Rechkalov of Moskovsky komsomlets noted that Gantamirov has a checkered career: he was imprisoned in 1996 for misappropriating budget funds and released in September 1999 after receiving a pardon from then-President Boris Yeltsin. But Rechkalov also suggested that Gantamirov might have the backing of forces in both Chechnya and Moscow who oppose “the reckless Ramzan Kadyrov.” This is significant given that Gantamirov led armed pro-Moscow Chechen forces in 1994 and again in 1999.

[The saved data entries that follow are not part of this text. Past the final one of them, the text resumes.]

# mbavaro/gnss-sdr.ru

Measured on NVIDIA B200. Metric: tracking channel*Msamples/s, higher is better.
Workload: dtype int32

## Files before the change

gnss_sdr_ru_b200/csrc/track_seg.cuh:

```cuda
#pragma once
#include "track_common.cuh"

struct __align__(16) BlockParams {
  uint32_t cph0, kph0, cinc, kinc;
  uint32_t hc0, w1, stale_idx, stale_bits;
  int mode, event;
  uint32_t wtot;
  uint32_t seg;
  double dinv;
  uint32_t kseg;
  uint32_t pad;
};
static_assert(sizeof(BlockParams) == 64, "BlockParams: four 16-byte rows");

#ifndef SEG_U2
#define SEG_U2 1
#endif
#ifndef SEG_PIN
#define SEG_PIN 0
#endif

__device__ __forceinline__ uint32_t lds_u32(uint32_t addr) {
  uint32_t t;
  asm volatile("ld.shared.u32 %0, [%1];" : "=r"(t) : "r"(addr));
  return t;
}

__device__ __forceinline__ bool seg_kinc_ok(uint32_t kinc) { return kinc >= (1u << 29) && 7ull * kinc <= (1ull << 32); }
__device__ __forceinline__ bool seg_kinc_ok16(uint32_t kinc) { return kinc >= (1u << 28) && 15ull * kinc <= (1ull << 32); }

__device__ __forceinline__ uint32_t seg_start(uint32_t m, double nk05 , double dinv) {
  const double x = fma((double)m, 4294967296.0, nk05);
  return (uint32_t)(x * dinv) + 1u;
}

struct SegBounds {
  uint32_t tile_lo, tile_hi, bits_lo, bits_hi, vlut_lo, vlut_hi;
};
template <int H>
__device__ __forceinline__ void correlate_segments(uint32_t q, uint32_t cph, uint32_t ks, const uint32_t cinc, const uint32_t kinc,
                                                   const uint32_t k7, const uint32_t hp, const int nvalid, const uint32_t vlut_lane,
                                                   const PipeK K, int &accE, int &accP, int &accL, const SegBounds bnd,
                                                   const uint32_t kseg_addr ,
                                                   const uint32_t kconst_addr ) {
  int aE = 0, aP = 0, aL = 0;
  TCHECK(0, ks < kinc || nvalid == 0);
  TCHECK(1, hp >= bnd.bits_lo && hp + 4u * (H + 1) <= bnd.bits_hi + 4u);
  uint32_t a0 = (q >> 3) & ~3u;
  TCHECK(2, a0 >= bnd.tile_lo && a0 + 8u <= bnd.tile_hi);
  uint32_t lo = lds_u32(a0), hi = lds_u32(a0 + 4);
  uint32_t t = lds_u32(hp);
  uint32_t hq = hp;
  const uint32_t hq_valid = hp + 4u * (uint32_t)nvalid;
  const uint32_t hq_end = hp + 4u * (uint32_t)H;
#if SEG_PIN
  uint32_t k7r, k1r, k2048r;
  asm volatile("ld.volatile.shared.u32 %0, [%1];" : "=r"(k7r) : "r"(kseg_addr));
  asm volatile("ld.volatile.shared.v2.u32 {%0, %1}, [%2];" : "=r"(k1r), "=r"(k2048r) : "r"(kconst_addr));
  TCHECK(0, k7r == k7 && k1r == K.k1 && k2048r == K.k2048);
#else
  const uint32_t k7r = k7, k1r = K.k1, k2048r = K.k2048;
#endif
#define SEG_BODY(tc, tn)                                                                                             \
  {                                                                                                                  \
                      \
    const uint32_t wd = __funnelshift_r(lo, hi, q);                                                                  \
            \
    uint32_t u, c;                                                                                                   \
    asm("add.cc.u32 %0, %2, %3;\n\taddc.u32 %1, 0, 0;" : "=r"(u), "=r"(c) : "r"(ks), "r"(k7r));                    \
    const uint32_t e8 = k1r - c;                                                                                     \
    ks = e8 * kinc + u;                                                                                              \
    q = e8 * 4u + (q + 28u);                                                                                         \
     \
    const uint32_t a = (q >> 3) & ~3u;                                                                               \
    TCHECK(2, a >= bnd.tile_lo && a + 8u <= bnd.tile_hi);    \
    lo = lds_u32(a);                                                                                                 \
    hi = lds_u32(a + 4);                                                                                             \
    tn = lds_u32(hq + 4u);                                                                                           \
    int v[8];                                                                                                        \
    _Pragma("unroll") for (int k = 0; k < 8; k++) {                                                                  \
                                                          \
      uint32_t sh;                                                                                                   \
      if (k == 0)                                                                                                    \
        sh = wd << 7;                                                                                                \
      else if (k == 1)                                                                                               \
        sh = wd << 3;                                                                                                \
      else                                                                                                           \
        sh = wd >> (4 * k - 7);                                                                                      \
      uint32_t ca;                                                                                                   \
      asm("lop3.b32 %0, %1, 0x780, %2, 0xEA;" : "=r"(ca) : "r"(sh), "r"(vlut_lane));   \
      const uint32_t eaddr = (cph >> 29) * k2048r + ca;            \
      TCHECK(3, eaddr >= bnd.vlut_lo && eaddr + 4u <= bnd.vlut_hi);                           \
      v[k] = (int)lds_u32(eaddr);                                                                                    \
      if (k < 7) cph += cinc;                                                                                        \
    }                                                                                                                \
    cph = e8 * cinc + cph;                                                                                           \
    const int S = (int)e8 * v[7] + (((v[0] + v[1] + v[2]) + (v[3] + v[4] + v[5])) + v[6]);                           \
    if (hq < hq_valid) {                                                                                             \
      aE += sext8(tc, 0) * S;                                                                                        \
      aP += sext8(tc, 1) * S;                                                                                        \
      aL += sext8(tc, 2) * S;                                                                                        \
    }                                                                                                                \
    hq += 4u;                                                                                                        \
  }
#if SEG_U2
  uint32_t t2;
  if (H & 1) {
    SEG_BODY(t, t2)
    t = t2;
  }
  if (H > 1) {
#pragma unroll 1
    do {
      SEG_BODY(t, t2)
      SEG_BODY(t2, t)
    } while (hq != hq_end);
  }
#else
#pragma unroll 1
  do {
    uint32_t t_next;
    SEG_BODY(t, t_next)
    t = t_next;
  } while (hq != hq_end);
#endif
#undef SEG_BODY
  accE = aE;
  accP = aP;
  accL = aL;
}

template <int H>
__device__ __forceinline__ void correlate_segments_i8(uint32_t q, uint32_t cph, uint32_t ks, const uint32_t cinc, const uint32_t kinc,
                                                      const uint32_t k7, const uint32_t hp, const int nvalid, const uint32_t lut_addr,
                                                      const PipeK K, int &accE, int &accP, int &accL, const SegBounds bnd) {
  static_assert(8 * H * 384 <= 32767, "int8 segment run: a 16-bit lane of the packed sums can overflow");
  int aE = 0, aP = 0, aL = 0;
  TCHECK(0, ks < kinc || nvalid == 0);
  TCHECK(1, hp >= bnd.bits_lo && hp + 4u * (H + 1) <= bnd.bits_hi + 4u);
  uint32_t hq = hp;
  const uint32_t hq_valid = hp + 4u * (uint32_t)nvalid;
  const uint32_t hq_end = hp + 4u * (uint32_t)H;
#pragma unroll 1
  do {
    const uint32_t a = (q >> 3) & ~3u;
    TCHECK(2, a >= bnd.tile_lo && a + 20u <= bnd.tile_hi);
    uint32_t w[5];
#pragma unroll
    for (int i = 0; i < 5; i++) w[i] = lds_u32(a + 4u * i);
    const uint32_t t = lds_u32(hq);
    uint32_t x[4];
#pragma unroll
    for (int i = 0; i < 4; i++) x[i] = __funnelshift_r(w[i], w[i + 1], q);
    uint32_t u, c;
    asm("add.cc.u32 %0, %2, %3;\n\taddc.u32 %1, 0, 0;" : "=r"(u), "=r"(c) : "r"(ks), "r"(k7));
    const uint32_t e8 = K.k1 - c;
    ks = e8 * kinc + u;
    q = e8 * 16u + (q + 112u);
    int v[8];
#pragma unroll
    for (int k = 0; k < 8; k++) {
      const int I = sext8(x[k >> 1], (k & 1) * 2), Q = sext8(x[k >> 1], (k & 1) * 2 + 1);
      uint32_t lx, ly;
      asm volatile("ld.shared.v2.u32 {%0, %1}, [%2];" : "=r"(lx), "=r"(ly) : "r"((cph >> 29) * K.k8 + lut_addr));
      v[k] = I * (int)lx + Q * (int)ly;
      if (k < 7) cph += cinc;
    }
    cph = e8 * cinc + cph;
    const int S = (int)e8 * v[7] + (((v[0] + v[1] + v[2]) + (v[3] + v[4] + v[5])) + v[6]);
    if (hq < hq_valid) {
      aE += sext8(t, 0) * S;
      aP += sext8(t, 1) * S;
      aL += sext8(t, 2) * S;
    }
    hq += 4u;
  } while (hq != hq_end);
  accE = aE;
  accP = aP;
  accL = aL;
}

template <int H>
__device__ __forceinline__ void correlate_segments16(uint32_t q, uint32_t cph, uint32_t ks, const uint32_t cinc, const uint32_t kinc,
                                                     const uint32_t k15, const uint32_t hp, const int nvalid, const uint32_t vlut_lane,
                                                     const PipeK K, int &accE, int &accP, int &accL, const SegBounds bnd) {
  int aE = 0, aP = 0, aL = 0;
  TCHECK(0, ks < kinc || nvalid == 0);
  TCHECK(1, hp >= bnd.bits_lo && hp + 4u * (H + 1) <= bnd.bits_hi + 4u);
  uint32_t hq = hp;
  const uint32_t hq_valid = hp + 4u * (uint32_t)nvalid;
  const uint32_t hq_end = hp + 4u * (uint32_t)H;
#pragma unroll 1
  do {
    const uint32_t a = (q >> 3) & ~3u;
    TCHECK(2, a >= bnd.tile_lo && a + 12u <= bnd.tile_hi);
    const uint32_t w0 = lds_u32(a), w1 = lds_u32(a + 4), w2 = lds_u32(a + 8);
    const uint32_t t = lds_u32(hq);
    const uint32_t wd[2] = {__funnelshift_r(w0, w1, q), __funnelshift_r(w1, w2, q)};
    uint32_t u, c;
    asm("add.cc.u32 %0, %2, %3;\n\taddc.u32 %1, 0, 0;" : "=r"(u), "=r"(c) : "r"(ks), "r"(k15));
    const uint32_t e16 = K.k1 - c;
    ks = e16 * kinc + u;
    q = e16 * 4u + (q + 60u);
    int S = 0;
#pragma unroll
    for (int half = 0; half < 2; half++) {
      int v[8];
#pragma unroll
      for (int k = 0; k < 8; k++) {
        uint32_t sh;
        if (k == 0)
          sh = wd[half] << 7;
        else if (k == 1)
          sh = wd[half] << 3;
        else
          sh = wd[half] >> (4 * k - 7);
        uint32_t ca;
        asm("lop3.b32 %0, %1, 0x780, %2, 0xEA;" : "=r"(ca) : "r"(sh), "r"(vlut_lane));
        const uint32_t eaddr = (cph >> 29) * K.k2048 + ca;
        TCHECK(3, eaddr >= bnd.vlut_lo && eaddr + 4u <= bnd.vlut_hi);
        v[k] = (int)lds_u32(eaddr);
        if (half == 0 || k < 7) cph += cinc;
      }
      S += ((v[0] + v[1] + v[2]) + (v[3] + v[4] + v[5])) + v[6] + (half == 0 ? v[7] : (int)e16 * v[7]);
    }
    cph = e16 * cinc + cph;
    if (hq < hq_valid) {
      aE += sext8(t, 0) * S;
      aP += sext8(t, 1) * S;
      aL += sext8(t, 2) * S;
    }
    hq += 4u;
  } while (hq != hq_end);
  accE = aE;
  accP = aP;
  accL = aL;
}
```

Whatever the case, the Kadyrov-Gantamirov tensions open up the possibility that an additional armed conflict could erupt in Chechnya. Gantamirov noted somewhat ominously in his letter to the federal authorities that his “comrades-in-arms” were gathering in Gekhi to “prevent illegitimate activities” from happening there. Later he told Moskovsky komsomlets that the armed men were no longer there because “the deputy head of the presidential staff” had promised that “nothing illegal would happen” and to “talk with Ramzan.” Still, Gantamirov made it clear that he remains angry about the raid on his brother’s house. “It was simply a bandit raid,” he told Moskovsky komsomlets. “Forget the weapons, but why did they take away the money and the carpets?…It will be better if the court punishes these people, because if it does not, others will punish them. They came to my house with arms in their hands. This means they do not regard me as a man. Since they came with arms, this means they desecrated my home.”

Chechen President Alu Alkhanov told journalists in the Leningrad Oblast town of Pushkin on June 3 that he had not followed the exchange between Gantamirov and Kadyrov. “I have not read any statements by Kadyrov or Gantamirov, I haven’t seen them,” RIA Novosti quoted Alkhanov as saying. “I only know that the situation in the republic is stable.”